> [Data]

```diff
-            if (++k >= nblk) {
+        while (left == 0) {
+            if (++k == nblk) {
+                if (--bins == 0) return false;
                 cb += bstride;
-                if (cb >= b1) return false;
                 k = 0;
-                pos = rs = run_off[cb];
-                end = run_off[cb + 1];
-                ss = srun_off[cb];
-                continue;
-            }
-            pos = rs = run_off[k * nbins + cb];
-            end = run_off[k * nbins + cb + 1];
-            ss = srun_off[k * nbins + cb];
+            }
+            pos = run[k * nbins + cb];
+            ss = srun[k * nbins + cb];
+            left = batches(k * nbins + cb);
         }
         lo = pos;
-        sb = ss + (lo - rs);
+        sb = ss;
         bb = cb;
-        pos = pos + STEP < end ? pos + STEP : end;
+        pos += STEP;
+        ss += STEP;
+        --left;
         return true;
     };
     int64_t acc = -1, done = bfirst;
     auto write_zero = [&](int64_t bz) {
-        const int64_t r0 = bin_row0[bz];
-        const int rows = (int)(bin_row0[bz + 1] - r0);
+        const int64_t r0 = row0[bz];
+        const int rows = (int)(row0[bz + 1] - r0);
         for (int i = lane; i < rows; i += 64) __builtin_nontemporal_store(0.0, y + r0 + i);
     };
     auto finish = [&]() {
-        const int64_t r0 = bin_row0[acc];
-        const int rows = (int)(bin_row0[acc + 1] - r0);
-        __builtin_amdgcn_fence(__ATOMIC_SEQ_CST, "wavefront");
-        for (int i = lane; i < rows; i += 64) __builtin_nontemporal_store(ys[i], y + r0 + i);
-        __builtin_amdgcn_fence(__ATOMIC_SEQ_CST, "wavefront");
+        const int64_t r0 = row0[acc];
+        sum_write_back(ys, y + r0, (int)(row0[acc + 1] - r0), lane);
         done = acc + bstride;
     };
     auto begin = [&](int64_t nb) {
         if (nb == acc) return;
         if (acc >= 0) finish();
         for (; done < nb; done += bstride) write_zero(done);
-        const int rows = (int)(bin_row0[nb + 1] - bin_row0[nb]);
-        for (int i = lane; i < rows; i += 64) ys[i] = 0.0;
+        sum_zero_slice(ys, (int)(row0[nb + 1] - row0[nb]), lane);
         acc = nb;
         done = nb + bstride;
     };
-    SumBatch<U> A, B;
+    SumStream<U> A, B;
+    A.so = B.so = (uint32_t)lane * 16u;
+    A.po = B.po = (uint32_t)lane * 8u;
     int64_t alo, asb, ab, blo, bsb, bbn;
-    bool has_a = next(alo, asb, ab);
-    if (has_a) sum_load<U>(A, alo, lane, pbase, asb, slot2, prod);
-    while (has_a) {
-        const bool has_b = next(blo, bsb, bbn);
-        if (has_b) sum_load<U>(B, blo, lane, pbase, bsb, slot2, prod);
-        begin(ab);
-        sum_add<U>(A, ys);
-        if (!has_b) break;
-        has_a = next(alo, asb, ab);
-        if (has_a) sum_load<U>(A, alo, lane, pbase, asb, slot2, prod);
-        begin(bbn);
-        sum_add<U>(B, ys);
-    }
-    if (acc >= 0) finish();
+    if (next(alo, asb, ab)) {
+        sum_load<U>(A, alo, lane, pbase, asb, slot2, prod);
+        for (;;) {
+            if (!next(blo, bsb, bbn)) {
+                begin(ab);
+                sum_add<U>(A, ys);
+                break;
+            }
+            sum_load<U>(B, blo, lane, pbase, bsb, slot2, prod);
+            begin(ab);
+            sum_add<U>(A, ys);
+            if (!next(alo, asb, ab)) {
+                begin(bbn);
+                sum_add<U>(B, ys);
+                break;
+            }
+            sum_load<U>(A, alo, lane, pbase, asb, slot2, prod);
+            begin(bbn);
+            sum_add<U>(B, ys);
+        }
+        finish();
+    }
     for (; done < b1; done += bstride) write_zero(done);
 }
 
```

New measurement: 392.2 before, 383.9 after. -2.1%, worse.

> [Goal of the exercise] In the material above, find each line containing the word "STEP" and copy it.

> [Result for this task]
-        pos = pos + STEP < end ? pos + STEP : end;
+        pos += STEP;
+        ss += STEP;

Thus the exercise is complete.